**The task**.
Below are some entries; can you quote all of them exactly?

** Opening Data for this exercise block **

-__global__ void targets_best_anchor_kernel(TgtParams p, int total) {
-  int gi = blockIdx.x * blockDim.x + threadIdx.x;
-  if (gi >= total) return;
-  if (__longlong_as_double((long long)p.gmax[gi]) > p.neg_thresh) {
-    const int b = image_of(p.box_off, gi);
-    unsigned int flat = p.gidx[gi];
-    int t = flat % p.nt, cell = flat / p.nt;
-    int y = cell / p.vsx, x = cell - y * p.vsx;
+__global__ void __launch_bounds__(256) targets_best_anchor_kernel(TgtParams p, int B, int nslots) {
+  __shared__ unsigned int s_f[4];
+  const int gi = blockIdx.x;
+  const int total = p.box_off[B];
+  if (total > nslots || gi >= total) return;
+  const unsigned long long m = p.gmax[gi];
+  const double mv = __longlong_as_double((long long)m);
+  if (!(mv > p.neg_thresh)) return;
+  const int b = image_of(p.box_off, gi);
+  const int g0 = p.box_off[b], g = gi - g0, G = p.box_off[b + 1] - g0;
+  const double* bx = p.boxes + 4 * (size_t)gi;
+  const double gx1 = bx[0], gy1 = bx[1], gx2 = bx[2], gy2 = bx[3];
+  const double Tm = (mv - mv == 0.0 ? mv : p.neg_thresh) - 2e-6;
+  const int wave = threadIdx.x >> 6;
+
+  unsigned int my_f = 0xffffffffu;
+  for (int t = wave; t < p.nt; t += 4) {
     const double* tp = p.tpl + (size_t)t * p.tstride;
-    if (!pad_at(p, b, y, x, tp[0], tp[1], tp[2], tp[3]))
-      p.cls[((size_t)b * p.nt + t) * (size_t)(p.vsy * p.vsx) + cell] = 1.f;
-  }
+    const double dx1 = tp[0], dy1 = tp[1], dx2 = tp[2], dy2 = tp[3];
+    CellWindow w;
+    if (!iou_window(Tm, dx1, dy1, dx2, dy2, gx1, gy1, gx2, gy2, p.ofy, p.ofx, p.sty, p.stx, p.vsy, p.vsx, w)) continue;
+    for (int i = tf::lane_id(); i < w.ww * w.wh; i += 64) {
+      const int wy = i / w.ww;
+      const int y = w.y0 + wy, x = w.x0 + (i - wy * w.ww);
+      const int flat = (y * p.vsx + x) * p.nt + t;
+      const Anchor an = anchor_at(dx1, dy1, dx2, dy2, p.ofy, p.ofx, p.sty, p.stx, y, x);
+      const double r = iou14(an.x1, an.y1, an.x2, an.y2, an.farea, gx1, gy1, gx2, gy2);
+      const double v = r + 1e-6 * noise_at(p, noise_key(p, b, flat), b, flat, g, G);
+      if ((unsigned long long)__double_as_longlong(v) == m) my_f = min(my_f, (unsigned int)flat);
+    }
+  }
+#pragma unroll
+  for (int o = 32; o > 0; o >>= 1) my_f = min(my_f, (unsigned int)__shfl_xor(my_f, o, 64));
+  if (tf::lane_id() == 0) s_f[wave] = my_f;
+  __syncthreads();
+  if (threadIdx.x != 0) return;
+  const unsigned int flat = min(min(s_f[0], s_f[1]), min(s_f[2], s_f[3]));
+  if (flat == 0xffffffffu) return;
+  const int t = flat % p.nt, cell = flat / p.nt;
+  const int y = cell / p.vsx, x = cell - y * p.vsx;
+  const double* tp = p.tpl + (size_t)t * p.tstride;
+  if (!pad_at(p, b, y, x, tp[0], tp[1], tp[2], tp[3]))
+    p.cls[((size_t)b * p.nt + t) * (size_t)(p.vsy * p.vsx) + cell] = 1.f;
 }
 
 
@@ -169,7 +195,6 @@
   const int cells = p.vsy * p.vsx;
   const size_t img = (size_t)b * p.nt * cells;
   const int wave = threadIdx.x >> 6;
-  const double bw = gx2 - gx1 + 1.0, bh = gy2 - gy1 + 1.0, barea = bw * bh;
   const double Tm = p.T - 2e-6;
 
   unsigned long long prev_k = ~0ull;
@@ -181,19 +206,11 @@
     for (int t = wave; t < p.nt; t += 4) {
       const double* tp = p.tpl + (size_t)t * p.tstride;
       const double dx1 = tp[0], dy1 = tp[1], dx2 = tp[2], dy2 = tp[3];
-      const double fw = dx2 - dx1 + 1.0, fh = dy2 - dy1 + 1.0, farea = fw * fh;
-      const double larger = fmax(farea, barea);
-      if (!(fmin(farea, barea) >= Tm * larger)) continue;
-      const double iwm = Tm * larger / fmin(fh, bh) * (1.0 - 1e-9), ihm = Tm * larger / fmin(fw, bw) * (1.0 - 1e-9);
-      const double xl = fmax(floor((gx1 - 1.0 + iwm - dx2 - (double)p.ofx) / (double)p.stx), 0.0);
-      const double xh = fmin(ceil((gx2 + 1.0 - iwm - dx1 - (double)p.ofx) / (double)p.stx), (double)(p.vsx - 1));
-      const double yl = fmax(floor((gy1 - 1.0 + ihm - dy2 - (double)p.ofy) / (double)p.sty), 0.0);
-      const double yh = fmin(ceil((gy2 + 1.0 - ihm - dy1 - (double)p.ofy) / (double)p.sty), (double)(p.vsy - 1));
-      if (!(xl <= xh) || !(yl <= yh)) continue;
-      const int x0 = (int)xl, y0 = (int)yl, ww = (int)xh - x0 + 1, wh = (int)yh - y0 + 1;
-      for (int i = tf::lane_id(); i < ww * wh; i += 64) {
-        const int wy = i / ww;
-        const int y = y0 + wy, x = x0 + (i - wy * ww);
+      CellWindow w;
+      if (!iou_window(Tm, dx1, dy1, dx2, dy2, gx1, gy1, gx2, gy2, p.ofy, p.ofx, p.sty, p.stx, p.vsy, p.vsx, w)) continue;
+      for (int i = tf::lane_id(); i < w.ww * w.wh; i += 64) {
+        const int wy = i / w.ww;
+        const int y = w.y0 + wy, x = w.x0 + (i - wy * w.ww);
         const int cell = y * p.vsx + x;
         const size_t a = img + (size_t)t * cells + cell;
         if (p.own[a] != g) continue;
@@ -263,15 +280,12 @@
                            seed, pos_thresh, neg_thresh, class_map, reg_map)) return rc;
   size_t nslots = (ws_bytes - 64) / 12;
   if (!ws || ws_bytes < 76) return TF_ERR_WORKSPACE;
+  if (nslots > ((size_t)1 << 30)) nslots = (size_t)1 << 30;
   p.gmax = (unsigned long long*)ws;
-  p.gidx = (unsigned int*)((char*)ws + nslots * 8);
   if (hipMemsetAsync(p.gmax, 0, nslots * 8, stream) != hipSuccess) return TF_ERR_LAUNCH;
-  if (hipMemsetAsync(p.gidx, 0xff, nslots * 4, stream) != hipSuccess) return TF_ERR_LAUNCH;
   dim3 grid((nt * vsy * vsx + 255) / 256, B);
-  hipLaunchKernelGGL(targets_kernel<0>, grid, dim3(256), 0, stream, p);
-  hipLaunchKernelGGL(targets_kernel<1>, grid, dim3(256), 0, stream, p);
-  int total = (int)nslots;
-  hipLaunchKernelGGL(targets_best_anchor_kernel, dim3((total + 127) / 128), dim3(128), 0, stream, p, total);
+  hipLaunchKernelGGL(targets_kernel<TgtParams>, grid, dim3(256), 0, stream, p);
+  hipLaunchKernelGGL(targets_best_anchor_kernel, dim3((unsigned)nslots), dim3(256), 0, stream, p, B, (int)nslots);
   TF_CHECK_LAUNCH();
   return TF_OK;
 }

** Closing Data for this exercise block **

**Response to this task**.
-__global__ void targets_best_anchor_kernel(TgtParams p, int total) {
-  int gi = blockIdx.x * blockDim.x + threadIdx.x;
-  if (gi >= total) return;
-  if (__longlong_as_double((long long)p.gmax[gi]) > p.neg_thresh) {
-    const int b = image_of(p.box_off, gi);
-    unsigned int flat = p.gidx[gi];
-    int t = flat % p.nt, cell = flat / p.nt;
-    int y = cell / p.vsx, x = cell - y * p.vsx;
+__global__ void __launch_bounds__(256) targets_best_anchor_kernel(TgtParams p, int B, int nslots) {
+  __shared__ unsigned int s_f[4];
+  const int gi = blockIdx.x;
+  const int total = p.box_off[B];
+  if (total > nslots || gi >= total) return;
+  const unsigned long long m = p.gmax[gi];
+  const double mv = __longlong_as_double((long long)m);
+  if (!(mv > p.neg_thresh)) return;
+  const int b = image_of(p.box_off, gi);
+  const int g0 = p.box_off[b], g = gi - g0, G = p.box_off[b + 1] - g0;
+  const double* bx = p.boxes + 4 * (size_t)gi;
+  const double gx1 = bx[0], gy1 = bx[1], gx2 = bx[2], gy2 = bx[3];
+  const double Tm = (mv - mv == 0.0 ? mv : p.neg_thresh) - 2e-6;
+  const int wave = threadIdx.x >> 6;
+
+  unsigned int my_f = 0xffffffffu;
+  for (int t = wave; t < p.nt; t += 4) {
     const double* tp = p.tpl + (size_t)t * p.tstride;
-    if (!pad_at(p, b, y, x, tp[0], tp[1], tp[2], tp[3]))
-      p.cls[((size_t)b * p.nt + t) * (size_t)(p.vsy * p.vsx) + cell] = 1.f;
-  }
+    const double dx1 = tp[0], dy1 = tp[1], dx2 = tp[2], dy2 = tp[3];
+    CellWindow w;
+    if (!iou_window(Tm, dx1, dy1, dx2, dy2, gx1, gy1, gx2, gy2, p.ofy, p.ofx, p.sty, p.stx, p.vsy, p.vsx, w)) continue;
+    for (int i = tf::lane_id(); i < w.ww * w.wh; i += 64) {
+      const int wy = i / w.ww;
+      const int y = w.y0 + wy, x = w.x0 + (i - wy * w.ww);
+      const int flat = (y * p.vsx + x) * p.nt + t;
+      const Anchor an = anchor_at(dx1, dy1, dx2, dy2, p.ofy, p.ofx, p.sty, p.stx, y, x);
+      const double r = iou14(an.x1, an.y1, an.x2, an.y2, an.farea, gx1, gy1, gx2, gy2);
+      const double v = r + 1e-6 * noise_at(p, noise_key(p, b, flat), b, flat, g, G);
+      if ((unsigned long long)__double_as_longlong(v) == m) my_f = min(my_f, (unsigned int)flat);
+    }
+  }
+#pragma unroll
+  for (int o = 32; o > 0; o >>= 1) my_f = min(my_f, (unsigned int)__shfl_xor(my_f, o, 64));
+  if (tf::lane_id() == 0) s_f[wave] = my_f;
+  __syncthreads();
+  if (threadIdx.x != 0) return;
+  const unsigned int flat = min(min(s_f[0], s_f[1]), min(s_f[2], s_f[3]));
+  if (flat == 0xffffffffu) return;
+  const int t = flat % p.nt, cell = flat / p.nt;
+  const int y = cell / p.vsx, x = cell - y * p.vsx;
+  const double* tp = p.tpl + (size_t)t * p.tstride;
+  if (!pad_at(p, b, y, x, tp[0], tp[1], tp[2], tp[3]))
+    p.cls[((size_t)b * p.nt + t) * (size_t)(p.vsy * p.vsx) + cell] = 1.f;
 }
 
 
@@ -169,7 +195,6 @@
   const int cells = p.vsy * p.vsx;
   const size_t img = (size_t)b * p.nt * cells;
   const int wave = threadIdx.x >> 6;
-  const double bw = gx2 - gx1 + 1.0, bh = gy2 - gy1 + 1.0, barea = bw * bh;
   const double Tm = p.T - 2e-6;
 
   unsigned long long prev_k = ~0ull;
@@ -181,19 +206,11 @@
     for (int t = wave; t < p.nt; t += 4) {
       const double* tp = p.tpl + (size_t)t * p.tstride;
       const double dx1 = tp[0], dy1 = tp[1], dx2 = tp[2], dy2 = tp[3];
-      const double fw = dx2 - dx1 + 1.0, fh = dy2 - dy1 + 1.0, farea = fw * fh;
-      const double larger = fmax(farea, barea);
-      if (!(fmin(farea, barea) >= Tm * larger)) continue;
-      const double iwm = Tm * larger / fmin(fh, bh) * (1.0 - 1e-9), ihm = Tm * larger / fmin(fw, bw) * (1.0 - 1e-9);
-      const double xl = fmax(floor((gx1 - 1.0 + iwm - dx2 - (double)p.ofx) / (double)p.stx), 0.0);
-      const double xh = fmin(ceil((gx2 + 1.0 - iwm - dx1 - (double)p.ofx) / (double)p.stx), (double)(p.vsx - 1));
-      const double yl = fmax(floor((gy1 - 1.0 + ihm - dy2 - (double)p.ofy) / (double)p.sty), 0.0);
-      const double yh = fmin(ceil((gy2 + 1.0 - ihm - dy1 - (double)p.ofy) / (double)p.sty), (double)(p.vsy - 1));
-      if (!(xl <= xh) || !(yl <= yh)) continue;
-      const int x0 = (int)xl, y0 = (int)yl, ww = (int)xh - x0 + 1, wh = (int)yh - y0 + 1;
-      for (int i = tf::lane_id(); i < ww * wh; i += 64) {
-        const int wy = i / ww;
-        const int y = y0 + wy, x = x0 + (i - wy * ww);
+      CellWindow w;
+      if (!iou_window(Tm, dx1, dy1, dx2, dy2, gx1, gy1, gx2, gy2, p.ofy, p.ofx, p.sty, p.stx, p.vsy, p.vsx, w)) continue;
+      for (int i = tf::lane_id(); i < w.ww * w.wh; i += 64) {
+        const int wy = i / w.ww;
+        const int y = w.y0 + wy, x = w.x0 + (i - wy * w.ww);
         const int cell = y * p.vsx + x;
         const size_t a = img + (size_t)t * cells + cell;
         if (p.own[a] != g) continue;
@@ -263,15 +280,12 @@
                            seed, pos_thresh, neg_thresh, class_map, reg_map)) return rc;
   size_t nslots = (ws_bytes - 64) / 12;
   if (!ws || ws_bytes < 76) return TF_ERR_WORKSPACE;
+  if (nslots > ((size_t)1 << 30)) nslots = (size_t)1 << 30;
   p.gmax = (unsigned long long*)ws;
-  p.gidx = (unsigned int*)((char*)ws + nslots * 8);
   if (hipMemsetAsync(p.gmax, 0, nslots * 8, stream) != hipSuccess) return TF_ERR_LAUNCH;
-  if (hipMemsetAsync(p.gidx, 0xff, nslots * 4, stream) != hipSuccess) return TF_ERR_LAUNCH;
   dim3 grid((nt * vsy * vsx + 255) / 256, B);
-  hipLaunchKernelGGL(targets_kernel<0>, grid, dim3(256), 0, stream, p);
-  hipLaunchKernelGGL(targets_kernel<1>, grid, dim3(256), 0, stream, p);
-  int total = (int)nslots;
-  hipLaunchKernelGGL(targets_best_anchor_kernel, dim3((total + 127) / 128), dim3(128), 0, stream, p, total);
+  hipLaunchKernelGGL(targets_kernel<TgtParams>, grid, dim3(256), 0, stream, p);
+  hipLaunchKernelGGL(targets_best_anchor_kernel, dim3((unsigned)nslots), dim3(256), 0, stream, p, B, (int)nslots);
   TF_CHECK_LAUNCH();
   return TF_OK;
 }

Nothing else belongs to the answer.